Professor Tony Day, at Manchester’s Wellcome Trust Centre for Cell Matrix Research (WTCCMR), said: “There are several factors that predispose to AMD, smoking being one example.

“More recently it has been discovered that many sufferers are genetically pre-disposed to AMD, but it was not known how it caused the condition. We have unravelled the pathway to show exactly how a very important and common genetic variant affects the eye.

“Our work may now allow the development of new therapeutic strategies for treating or preventing this devastating disease, the most common cause of blindness in the industrialised world.”

AMD causes the cells in the back of the eye, within the macula, the central part of the retina that is responsible for our detailed 20:20 vision, to become damaged and cease working. This causes the patient to lose their central vision.

Five years ago it was found that people who have a particular variant of the gene for complement factor H (CFH) have an increased chance of developing AMD. CFH is a protein molecule responsible for regulating part of the immune system, where it has an important role in preventing damage to our own bodies. It is thought that the AMD-causing form of CFH may not work properly within the eye, but the exact reason for this was not known.

The new study has identified how this dysregulation of the immune system may occur.

Professors Tony Day and Paul Bishop and their team studied eyes given to the Manchester Royal Eye Hospital Eye Bank by donors, after removal of the corneas for transplantation. They found the AMD-related form of CFH cannot localise properly to a layer under the retina called the Bruch’s membrane. Having a reduced amount of CFH in this part of the eye would cause or exacerbate local inflammation that would damage cells of the retina and eventually lead to AMD.

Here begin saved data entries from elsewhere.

template <int TASK, int RW, int RPT, bool FAST, int PF, typename ST>
EB_DEV void record_wave(const FusedHot<ST>& H, const FusedArgs& A, FusedSmem<RW, RPT>& S, int e0, int nE) {
    constexpr int RL = RW * 64;
    const int rtid = threadIdx.x - 64, w = rtid >> 6, lane = rtid & 63;
    const int NV = H.n_veh, D = H.obs_dim, HD = D - 4 * NV;
    const int items = nE * NV;
    const ST* tin = H.obs_in + (size_t)e0 * D;
    ST* tout = H.obs_out + (size_t)e0 * D;
    const int e_first = env_of_item(H, rtid), j_first = rtid - e_first * NV;
    const int epk = RL / NV;
    const int off_first = 4 * rtid + (e_first + 1) * HD, off_step = 4 * RL + epk * HD;
    auto item_of = [&](int k) { return k * RL + rtid; };
    auto env_of = [&](int k) { return FAST ? e_first + k * epk : env_of_item(H, item_of(k)); };
    auto off_of = [&](int k) { return FAST ? off_first + k * off_step : 4 * item_of(k) + (env_of(k) + 1) * HD; };

    static_assert(PF >= 1 && PF <= RPT, "record loads in flight per lane");
    const int turn_code = H.turn[lane];
    f4u rec[PF];
    const bool full_tile = items == RL * RPT;
    auto load_records = [&](auto full_tag) {
        constexpr bool FULL = decltype(full_tag)::value;
#pragma unroll
        for (int k = 0; k < PF; ++k) {
            const bool valid = FULL || item_of(k) < items;
            rec[k] = Stored<ST>::load4(tin + (valid ? off_of(k) : 4 * (items - 1) + nE * HD));
            if (!valid) rec[k].x = 1e30f;
        }
    };
    if (full_tile) load_records(std::true_type{}); else load_records(std::false_type{});
    const bool acc_prev = w == 0 && H.acc_rec && A.prev_out5;
    float pv_r = 0.0f, pv_t = 0.0f, pv_p = 0.0f;
    if (acc_prev && lane < nE) {
        const size_t n = (size_t)H.n_env;
        const float* po = A.prev_out5 + e0 + lane;
        pv_r = po[0]; pv_t = po[n]; pv_p = po[2 * n];
    }
    const int trow = blockIdx.x * (RW + 1) + 1 + w;
    lds_barrier();
    EB_MARK(A, trow, 0);
    EB_MARK_PLACE(A, trow);
    if (A.trace && lane == 0) A.trace[(size_t)trow * 8 + 6] = H.t_entry;
    const bool do_rewards = (H.do_rewards & HOT_REWARDS) != 0;
    const bool by_progress = (H.do_rewards & HOT_PRIO) != 0;
    S.turn[lane] = (unsigned char)turn_code;
    const TurnC tc_lane = turn_consts(S.turn[FAST ? j_first : 0]);
    const SinCosK SK = sincos_consts();

    int qn = 0;
    auto drain = [&]() {
        for (int base = 0; base < qn; base += 64) queue_pass_sc(H, S, S.ego, w, lane, base, min(64, qn - base));
        qn = 0;
    };
    auto near_test = [&](int item, const v2f eg, const f4u r, const v2f sc) {
        const v2f d = v2f{r.x, r.y} - eg;
        const v2f d2 = d * d;
        const bool near = d2.x + d2.y < 40.5f;
        const unsigned long long b = __builtin_amdgcn_ballot_w64(near);
        if (b) {
            if (near) {
                const int pos = (int)__builtin_amdgcn_mbcnt_hi((unsigned)(b >> 32), __builtin_amdgcn_mbcnt_lo((unsigned)b, (unsigned)qn));
                S.qxy[w][pos] = v2f{r.x, r.y};
                S.qsc[w][pos] = sc;
                S.qitem[w][pos] = item;
            }
            qn += __popcll(b);
        }
    };
    if (do_rewards) {
        lds_wait_until(&S.ego_ready, 1);
        EB_MARK(A, trow, 3);
    }
    const bool test_near = do_rewards;
    int k_late = test_near ? RPT : 0;
    auto main_loop = [&](auto full_tag) {
        constexpr bool FULL = decltype(full_tag)::value;
        v2f egoxy[RPT];
        if (test_near) {
#pragma unroll
            for (int k = 0; k < RPT; ++k) {
                const int item = k * RL + rtid;
                const int env = FAST ? e_first + k * epk : env_of_item(H, item);
                egoxy[k] = *reinterpret_cast<const v2f*>(&S.ego[(FULL || item < items) ? env : 0]);
            }
        }
#pragma unroll
        for (int k = 0; k < RPT; ++k) {
            int k_item = k * RL, k_env = k * epk, k_off = k * off_step;
            asm volatile("" : "+s"(k_item), "+s"(k_env), "+s"(k_off));
            const int item = k_item + rtid;
            const int env = FAST ? e_first + k_env : env_of_item(H, item);
            const int off = FAST ? off_first + k_off : 4 * item + (env + 1) * HD;
            const bool valid = FULL || item < items;
            const TurnC tc = FAST ? tc_lane : turn_consts(S.turn[valid ? item - env * NV : 0]);
            float sn, cs;
            if ((k * 4) % RPT == 0 && by_progress)
                switch (3 - (k * 4) / RPT) {
                    case 3: __builtin_amdgcn_s_setprio(3); break;
                    case 2: __builtin_amdgcn_s_setprio(2); break;
                    case 1: __builtin_amdgcn_s_setprio(1); break;
                    default: __builtin_amdgcn_s_setprio(0); break;
                }
            const f4u nv = predict_record_tc<ST>(rec[k % PF], tc, SK, sn, cs);
            if (k < k_late) {
                near_test(item, egoxy[k], rec[k % PF], v2f{sn, cs});
                if (qn > QCAP - 64) k_late = k + 1;
            }
            if (k + PF < RPT) {
                const bool v2 = FULL || item_of(k + PF) < items;
                rec[k % PF] = Stored<ST>::load4(tin + (v2 ? off_of(k + PF) : 4 * (items - 1) + nE * HD));
                if (!v2) rec[k % PF].x = 1e30f;
            }
            if (valid) Stored<ST>::store4(reinterpret_cast<ST*>(reinterpret_cast<char*>(tout) + (unsigned)off * (unsigned)sizeof(ST)), nv);
            if (k == 0) EB_MARK(A, trow, 1);
            if (k == RPT - 1) EB_MARK(A, trow, 2);
            if (k & 1) __builtin_amdgcn_sched_barrier(0);
        }
    };
    if (full_tile) main_loop(std::true_type{}); else main_loop(std::false_type{});
    if (!do_rewards) return;
    if (by_progress) __builtin_amdgcn_s_setprio(0);
    if (test_near && k_late < RPT) {
        for (int k = k_late; k < RPT; ++k) {
            drain();
            const bool valid = item_of(k) < items;
            f4u r = Stored<ST>::load4(tin + (valid ? off_of(k) : 4 * (items - 1) + nE * HD));
            if (!valid) r.x = 1e30f;
            float sn, cs;
            sincos_det(deg2rad(r.w), sn, cs);
            near_test(item_of(k), *reinterpret_cast<const v2f*>(&S.ego[valid ? env_of(k) : 0]), r, v2f{sn, cs});
        }
    }
    EB_MARK(A, trow, 4);
    drain();
    asm volatile("s_waitcnt lgkmcnt(0)" ::: "memory");
    if (lane == 0) atomicAdd(&S.waves_done, 1);
    if (acc_prev) {
        asm volatile("" : "+v"(pv_r), "+v"(pv_t), "+v"(pv_p));
        acc_record(A.prev_rec, lane < nE, lane, pv_r, pv_t, pv_p);
    }
    EB_MARK(A, trow, 5);
}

The new research, published in the Journal of Biological Chemistry and funded by a variety of partners including the Macular Disease Society, Medical Research Council, UMIP and NIHR Manchester Biomedical Research Centre, has also identified that the AMD-form of CFH has impaired ability to bind particular sugar molecules, called GAGs, within the Bruch’s membrane, which it is believed will lead to there being insufficient CFH at that site in the eye.

The work provides a novel molecular explanation for AMD which, it is hoped, will lead to new therapeutic strategies for treating or preventing this devastating disease.

Professor Bishop, of the Manchester NIHR Biomedical Research Centre and School of Biomedicine, said: “We think it is possible that a combination of genetics and age-related changes in the structure of complex sugars in the retina triggers AMD.

“We now plan to study the GAG molecules present in the retina in more detail and see if they change with age and whether this contributes to the progression of AMD. This will provide useful information that will help us in the design and development of new therapies for AMD.”

Co-author Dr Simon Clark added: “Our findings are particularly exciting as they would help design a treatment that would prevent, or at least slow down, progression towards, both wet and dry AMD.

“Wet AMD – in which blood vessels grow into the retina – affects 10% of AMD sufferers and there are now treatments that prevent the worsening of this condition. Dry AMD – where the cells in the retina responsible for central vision are slowly destroyed – affects 90% of sufferers, yet there is no treatment available.”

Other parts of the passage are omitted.